*** Block opens ***

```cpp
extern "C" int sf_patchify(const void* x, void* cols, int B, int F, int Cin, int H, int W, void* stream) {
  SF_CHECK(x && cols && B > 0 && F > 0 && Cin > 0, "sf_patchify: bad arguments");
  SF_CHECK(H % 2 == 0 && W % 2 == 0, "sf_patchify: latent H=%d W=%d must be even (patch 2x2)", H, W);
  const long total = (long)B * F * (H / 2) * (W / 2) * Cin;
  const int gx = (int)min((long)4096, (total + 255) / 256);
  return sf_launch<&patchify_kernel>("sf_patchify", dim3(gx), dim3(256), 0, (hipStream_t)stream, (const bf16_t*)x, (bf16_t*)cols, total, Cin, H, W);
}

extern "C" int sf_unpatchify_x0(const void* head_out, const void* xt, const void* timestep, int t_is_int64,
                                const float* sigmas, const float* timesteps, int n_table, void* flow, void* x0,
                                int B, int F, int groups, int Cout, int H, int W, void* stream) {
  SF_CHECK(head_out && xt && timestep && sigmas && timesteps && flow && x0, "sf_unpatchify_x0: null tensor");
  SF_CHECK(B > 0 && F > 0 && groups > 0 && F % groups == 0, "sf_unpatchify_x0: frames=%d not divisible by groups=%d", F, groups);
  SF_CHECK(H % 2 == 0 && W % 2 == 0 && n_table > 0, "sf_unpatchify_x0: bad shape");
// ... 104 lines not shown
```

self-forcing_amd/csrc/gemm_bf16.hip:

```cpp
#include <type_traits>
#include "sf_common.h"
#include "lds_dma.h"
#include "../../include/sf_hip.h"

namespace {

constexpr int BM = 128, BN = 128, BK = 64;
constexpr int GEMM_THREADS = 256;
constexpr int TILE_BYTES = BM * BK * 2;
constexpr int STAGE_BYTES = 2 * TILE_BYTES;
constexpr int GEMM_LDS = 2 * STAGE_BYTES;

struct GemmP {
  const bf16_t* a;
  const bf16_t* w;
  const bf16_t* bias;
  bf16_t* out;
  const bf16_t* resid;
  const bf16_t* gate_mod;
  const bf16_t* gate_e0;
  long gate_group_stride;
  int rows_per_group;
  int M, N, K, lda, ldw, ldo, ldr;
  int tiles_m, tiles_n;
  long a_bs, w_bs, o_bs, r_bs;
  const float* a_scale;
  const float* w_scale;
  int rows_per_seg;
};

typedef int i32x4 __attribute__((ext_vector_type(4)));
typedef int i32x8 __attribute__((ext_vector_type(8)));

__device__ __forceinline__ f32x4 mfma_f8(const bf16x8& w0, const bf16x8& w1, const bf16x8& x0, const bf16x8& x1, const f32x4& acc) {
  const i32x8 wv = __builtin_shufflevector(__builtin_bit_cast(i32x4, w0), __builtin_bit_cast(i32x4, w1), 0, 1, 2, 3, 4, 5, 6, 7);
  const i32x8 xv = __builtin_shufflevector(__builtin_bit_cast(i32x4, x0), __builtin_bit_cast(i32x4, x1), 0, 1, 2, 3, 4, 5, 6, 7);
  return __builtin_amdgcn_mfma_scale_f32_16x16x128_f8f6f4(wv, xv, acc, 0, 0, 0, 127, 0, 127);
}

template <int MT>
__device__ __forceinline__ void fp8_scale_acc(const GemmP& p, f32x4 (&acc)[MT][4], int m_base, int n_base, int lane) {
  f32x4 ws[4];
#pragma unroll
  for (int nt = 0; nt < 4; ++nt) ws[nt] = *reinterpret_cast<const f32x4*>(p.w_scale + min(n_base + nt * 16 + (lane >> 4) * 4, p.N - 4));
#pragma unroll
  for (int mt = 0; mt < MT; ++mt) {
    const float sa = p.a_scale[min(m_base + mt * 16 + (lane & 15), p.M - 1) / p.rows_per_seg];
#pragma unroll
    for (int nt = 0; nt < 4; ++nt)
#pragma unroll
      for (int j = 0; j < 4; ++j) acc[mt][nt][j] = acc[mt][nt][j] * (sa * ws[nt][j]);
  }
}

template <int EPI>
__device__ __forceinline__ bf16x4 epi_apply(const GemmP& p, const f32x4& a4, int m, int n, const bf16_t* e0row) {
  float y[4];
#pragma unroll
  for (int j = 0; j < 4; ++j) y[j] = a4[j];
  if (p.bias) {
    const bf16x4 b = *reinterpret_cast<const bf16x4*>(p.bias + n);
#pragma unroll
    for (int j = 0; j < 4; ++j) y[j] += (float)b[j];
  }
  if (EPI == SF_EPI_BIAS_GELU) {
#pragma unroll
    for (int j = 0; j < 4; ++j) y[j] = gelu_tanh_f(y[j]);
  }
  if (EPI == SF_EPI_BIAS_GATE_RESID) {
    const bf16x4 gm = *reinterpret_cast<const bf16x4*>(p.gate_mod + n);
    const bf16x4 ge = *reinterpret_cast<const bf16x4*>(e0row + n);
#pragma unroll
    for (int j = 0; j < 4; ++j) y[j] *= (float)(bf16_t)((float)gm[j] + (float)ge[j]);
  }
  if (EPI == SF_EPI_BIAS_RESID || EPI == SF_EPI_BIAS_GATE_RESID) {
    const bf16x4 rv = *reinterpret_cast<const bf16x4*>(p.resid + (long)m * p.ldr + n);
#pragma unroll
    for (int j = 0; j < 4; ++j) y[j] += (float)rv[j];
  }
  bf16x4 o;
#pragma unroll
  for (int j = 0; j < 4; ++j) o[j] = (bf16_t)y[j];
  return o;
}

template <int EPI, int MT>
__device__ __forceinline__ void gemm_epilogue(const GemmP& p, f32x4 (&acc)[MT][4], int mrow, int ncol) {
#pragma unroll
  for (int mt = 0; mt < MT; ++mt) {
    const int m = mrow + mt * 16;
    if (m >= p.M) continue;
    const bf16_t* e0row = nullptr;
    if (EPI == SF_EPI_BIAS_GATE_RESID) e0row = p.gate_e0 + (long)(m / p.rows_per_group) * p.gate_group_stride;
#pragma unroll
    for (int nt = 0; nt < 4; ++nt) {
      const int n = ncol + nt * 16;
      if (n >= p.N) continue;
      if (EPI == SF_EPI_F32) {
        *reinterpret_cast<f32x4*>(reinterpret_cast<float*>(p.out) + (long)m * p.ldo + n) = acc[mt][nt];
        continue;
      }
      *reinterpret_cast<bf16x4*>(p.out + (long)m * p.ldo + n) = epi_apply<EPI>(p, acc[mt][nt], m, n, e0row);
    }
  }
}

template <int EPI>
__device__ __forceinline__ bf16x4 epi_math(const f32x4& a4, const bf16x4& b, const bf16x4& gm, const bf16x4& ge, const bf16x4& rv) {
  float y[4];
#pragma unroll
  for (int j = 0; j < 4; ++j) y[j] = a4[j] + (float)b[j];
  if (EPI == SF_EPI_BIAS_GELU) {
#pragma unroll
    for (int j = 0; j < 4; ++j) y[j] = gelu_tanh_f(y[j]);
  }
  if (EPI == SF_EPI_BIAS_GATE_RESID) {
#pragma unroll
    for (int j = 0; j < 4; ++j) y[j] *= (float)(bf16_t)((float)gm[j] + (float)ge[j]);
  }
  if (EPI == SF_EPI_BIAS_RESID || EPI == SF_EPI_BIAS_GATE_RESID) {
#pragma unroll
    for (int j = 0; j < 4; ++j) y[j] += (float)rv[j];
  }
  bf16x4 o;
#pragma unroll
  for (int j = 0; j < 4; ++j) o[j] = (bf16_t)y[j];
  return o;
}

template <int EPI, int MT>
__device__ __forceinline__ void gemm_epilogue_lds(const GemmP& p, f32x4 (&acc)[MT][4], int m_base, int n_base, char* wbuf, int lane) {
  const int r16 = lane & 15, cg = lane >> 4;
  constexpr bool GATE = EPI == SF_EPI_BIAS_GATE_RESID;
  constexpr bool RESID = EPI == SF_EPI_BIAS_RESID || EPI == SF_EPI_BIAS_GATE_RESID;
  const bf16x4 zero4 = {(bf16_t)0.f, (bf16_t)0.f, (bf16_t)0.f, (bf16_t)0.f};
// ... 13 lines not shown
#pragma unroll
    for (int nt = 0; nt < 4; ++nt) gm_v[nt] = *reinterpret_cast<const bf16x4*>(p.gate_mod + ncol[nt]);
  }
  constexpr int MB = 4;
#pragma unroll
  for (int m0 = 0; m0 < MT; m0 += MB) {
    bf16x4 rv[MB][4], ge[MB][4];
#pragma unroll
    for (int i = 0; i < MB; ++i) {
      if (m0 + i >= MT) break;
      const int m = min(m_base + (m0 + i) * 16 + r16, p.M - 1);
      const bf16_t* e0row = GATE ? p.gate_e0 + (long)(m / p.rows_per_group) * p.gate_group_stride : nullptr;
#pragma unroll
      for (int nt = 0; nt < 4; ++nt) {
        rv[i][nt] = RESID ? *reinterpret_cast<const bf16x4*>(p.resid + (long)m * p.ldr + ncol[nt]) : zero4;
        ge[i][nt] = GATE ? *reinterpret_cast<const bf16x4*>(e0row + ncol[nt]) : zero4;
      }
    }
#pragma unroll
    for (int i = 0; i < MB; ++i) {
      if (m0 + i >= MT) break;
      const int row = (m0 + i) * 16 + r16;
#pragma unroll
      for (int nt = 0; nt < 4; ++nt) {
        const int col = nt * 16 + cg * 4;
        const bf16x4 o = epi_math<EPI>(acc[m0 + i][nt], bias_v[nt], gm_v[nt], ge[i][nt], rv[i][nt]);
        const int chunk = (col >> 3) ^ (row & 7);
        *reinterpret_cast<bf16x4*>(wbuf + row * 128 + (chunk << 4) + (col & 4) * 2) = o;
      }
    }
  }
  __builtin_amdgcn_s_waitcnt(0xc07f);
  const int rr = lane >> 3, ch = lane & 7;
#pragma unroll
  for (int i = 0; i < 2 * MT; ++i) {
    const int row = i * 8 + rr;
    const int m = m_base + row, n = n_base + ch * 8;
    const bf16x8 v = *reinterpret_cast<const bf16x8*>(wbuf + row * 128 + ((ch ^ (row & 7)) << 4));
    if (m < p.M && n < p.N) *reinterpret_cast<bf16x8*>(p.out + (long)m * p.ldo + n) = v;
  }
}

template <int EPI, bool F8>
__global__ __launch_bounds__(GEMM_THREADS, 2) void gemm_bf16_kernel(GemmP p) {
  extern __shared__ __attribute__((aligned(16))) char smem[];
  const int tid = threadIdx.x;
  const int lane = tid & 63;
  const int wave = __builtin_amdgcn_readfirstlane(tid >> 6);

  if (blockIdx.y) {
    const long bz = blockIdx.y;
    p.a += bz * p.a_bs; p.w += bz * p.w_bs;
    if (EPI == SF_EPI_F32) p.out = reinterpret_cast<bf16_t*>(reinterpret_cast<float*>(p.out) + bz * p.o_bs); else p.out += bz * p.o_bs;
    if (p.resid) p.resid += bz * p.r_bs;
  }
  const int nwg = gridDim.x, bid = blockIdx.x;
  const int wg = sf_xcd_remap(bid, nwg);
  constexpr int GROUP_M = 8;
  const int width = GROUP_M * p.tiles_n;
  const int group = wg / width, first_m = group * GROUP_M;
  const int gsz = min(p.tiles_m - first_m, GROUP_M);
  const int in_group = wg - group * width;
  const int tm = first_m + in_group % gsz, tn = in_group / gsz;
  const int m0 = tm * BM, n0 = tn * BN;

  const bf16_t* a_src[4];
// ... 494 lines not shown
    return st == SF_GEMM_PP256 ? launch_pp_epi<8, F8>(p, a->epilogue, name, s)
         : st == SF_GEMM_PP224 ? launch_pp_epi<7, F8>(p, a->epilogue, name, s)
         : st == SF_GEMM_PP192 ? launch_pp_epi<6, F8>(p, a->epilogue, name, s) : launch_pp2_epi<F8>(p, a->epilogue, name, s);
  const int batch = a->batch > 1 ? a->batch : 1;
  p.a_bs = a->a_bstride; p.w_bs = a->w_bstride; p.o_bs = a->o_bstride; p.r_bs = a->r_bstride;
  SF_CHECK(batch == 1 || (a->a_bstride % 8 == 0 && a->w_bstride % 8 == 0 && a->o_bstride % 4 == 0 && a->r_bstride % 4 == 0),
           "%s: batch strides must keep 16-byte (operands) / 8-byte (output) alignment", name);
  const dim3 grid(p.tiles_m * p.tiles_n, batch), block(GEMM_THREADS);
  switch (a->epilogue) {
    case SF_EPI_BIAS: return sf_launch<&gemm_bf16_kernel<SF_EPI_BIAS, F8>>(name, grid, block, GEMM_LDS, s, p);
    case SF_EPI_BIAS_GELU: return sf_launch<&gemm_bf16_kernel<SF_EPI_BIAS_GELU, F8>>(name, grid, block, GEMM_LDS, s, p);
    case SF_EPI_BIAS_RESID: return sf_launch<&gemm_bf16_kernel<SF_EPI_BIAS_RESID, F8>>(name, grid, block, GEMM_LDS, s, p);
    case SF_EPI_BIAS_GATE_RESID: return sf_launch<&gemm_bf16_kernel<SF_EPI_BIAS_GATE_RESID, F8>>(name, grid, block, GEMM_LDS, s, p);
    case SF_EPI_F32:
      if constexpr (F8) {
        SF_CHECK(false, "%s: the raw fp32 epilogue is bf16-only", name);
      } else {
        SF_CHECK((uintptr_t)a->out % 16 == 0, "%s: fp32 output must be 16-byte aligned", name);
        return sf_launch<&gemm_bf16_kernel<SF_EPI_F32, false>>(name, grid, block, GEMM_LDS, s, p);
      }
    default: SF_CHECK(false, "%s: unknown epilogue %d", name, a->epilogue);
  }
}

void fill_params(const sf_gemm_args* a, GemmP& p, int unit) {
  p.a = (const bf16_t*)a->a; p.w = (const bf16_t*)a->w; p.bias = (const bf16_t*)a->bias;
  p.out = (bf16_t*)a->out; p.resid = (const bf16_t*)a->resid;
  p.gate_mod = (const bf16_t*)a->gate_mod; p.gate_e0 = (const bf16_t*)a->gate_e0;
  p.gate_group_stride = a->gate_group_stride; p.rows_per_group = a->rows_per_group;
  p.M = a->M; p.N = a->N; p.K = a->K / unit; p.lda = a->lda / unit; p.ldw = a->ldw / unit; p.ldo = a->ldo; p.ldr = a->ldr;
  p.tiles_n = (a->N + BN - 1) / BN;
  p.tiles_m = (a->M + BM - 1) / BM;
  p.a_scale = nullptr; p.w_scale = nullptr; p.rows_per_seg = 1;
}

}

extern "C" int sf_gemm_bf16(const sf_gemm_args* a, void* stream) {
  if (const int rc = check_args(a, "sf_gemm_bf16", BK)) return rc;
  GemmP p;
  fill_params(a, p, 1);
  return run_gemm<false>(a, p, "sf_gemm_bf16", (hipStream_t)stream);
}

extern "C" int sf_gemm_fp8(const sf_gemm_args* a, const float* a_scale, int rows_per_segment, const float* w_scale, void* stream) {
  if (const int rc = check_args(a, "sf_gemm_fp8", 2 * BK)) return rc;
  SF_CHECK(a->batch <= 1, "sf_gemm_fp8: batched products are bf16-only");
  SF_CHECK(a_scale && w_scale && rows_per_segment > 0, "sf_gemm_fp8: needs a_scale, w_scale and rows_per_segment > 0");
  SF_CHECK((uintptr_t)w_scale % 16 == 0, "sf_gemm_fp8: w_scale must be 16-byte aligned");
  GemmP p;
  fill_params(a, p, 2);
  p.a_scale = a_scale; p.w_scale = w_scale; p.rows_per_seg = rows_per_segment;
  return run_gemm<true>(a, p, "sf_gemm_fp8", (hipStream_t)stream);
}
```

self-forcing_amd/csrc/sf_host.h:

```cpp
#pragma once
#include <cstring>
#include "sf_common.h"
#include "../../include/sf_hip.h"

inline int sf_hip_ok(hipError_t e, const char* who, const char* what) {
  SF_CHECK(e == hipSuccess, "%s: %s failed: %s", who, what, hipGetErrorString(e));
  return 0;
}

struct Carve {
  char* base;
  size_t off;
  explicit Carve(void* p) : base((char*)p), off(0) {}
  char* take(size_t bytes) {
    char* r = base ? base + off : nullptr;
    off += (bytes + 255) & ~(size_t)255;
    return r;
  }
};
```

*** Block closes ***

Task to carry out >> Please show every line of the material that contains the string "include".

Result of this exercise >>
#include <type_traits>
#include "sf_common.h"
#include "lds_dma.h"
#include "../../include/sf_hip.h"
#include <cstring>
#include "sf_common.h"
#include "../../include/sf_hip.h"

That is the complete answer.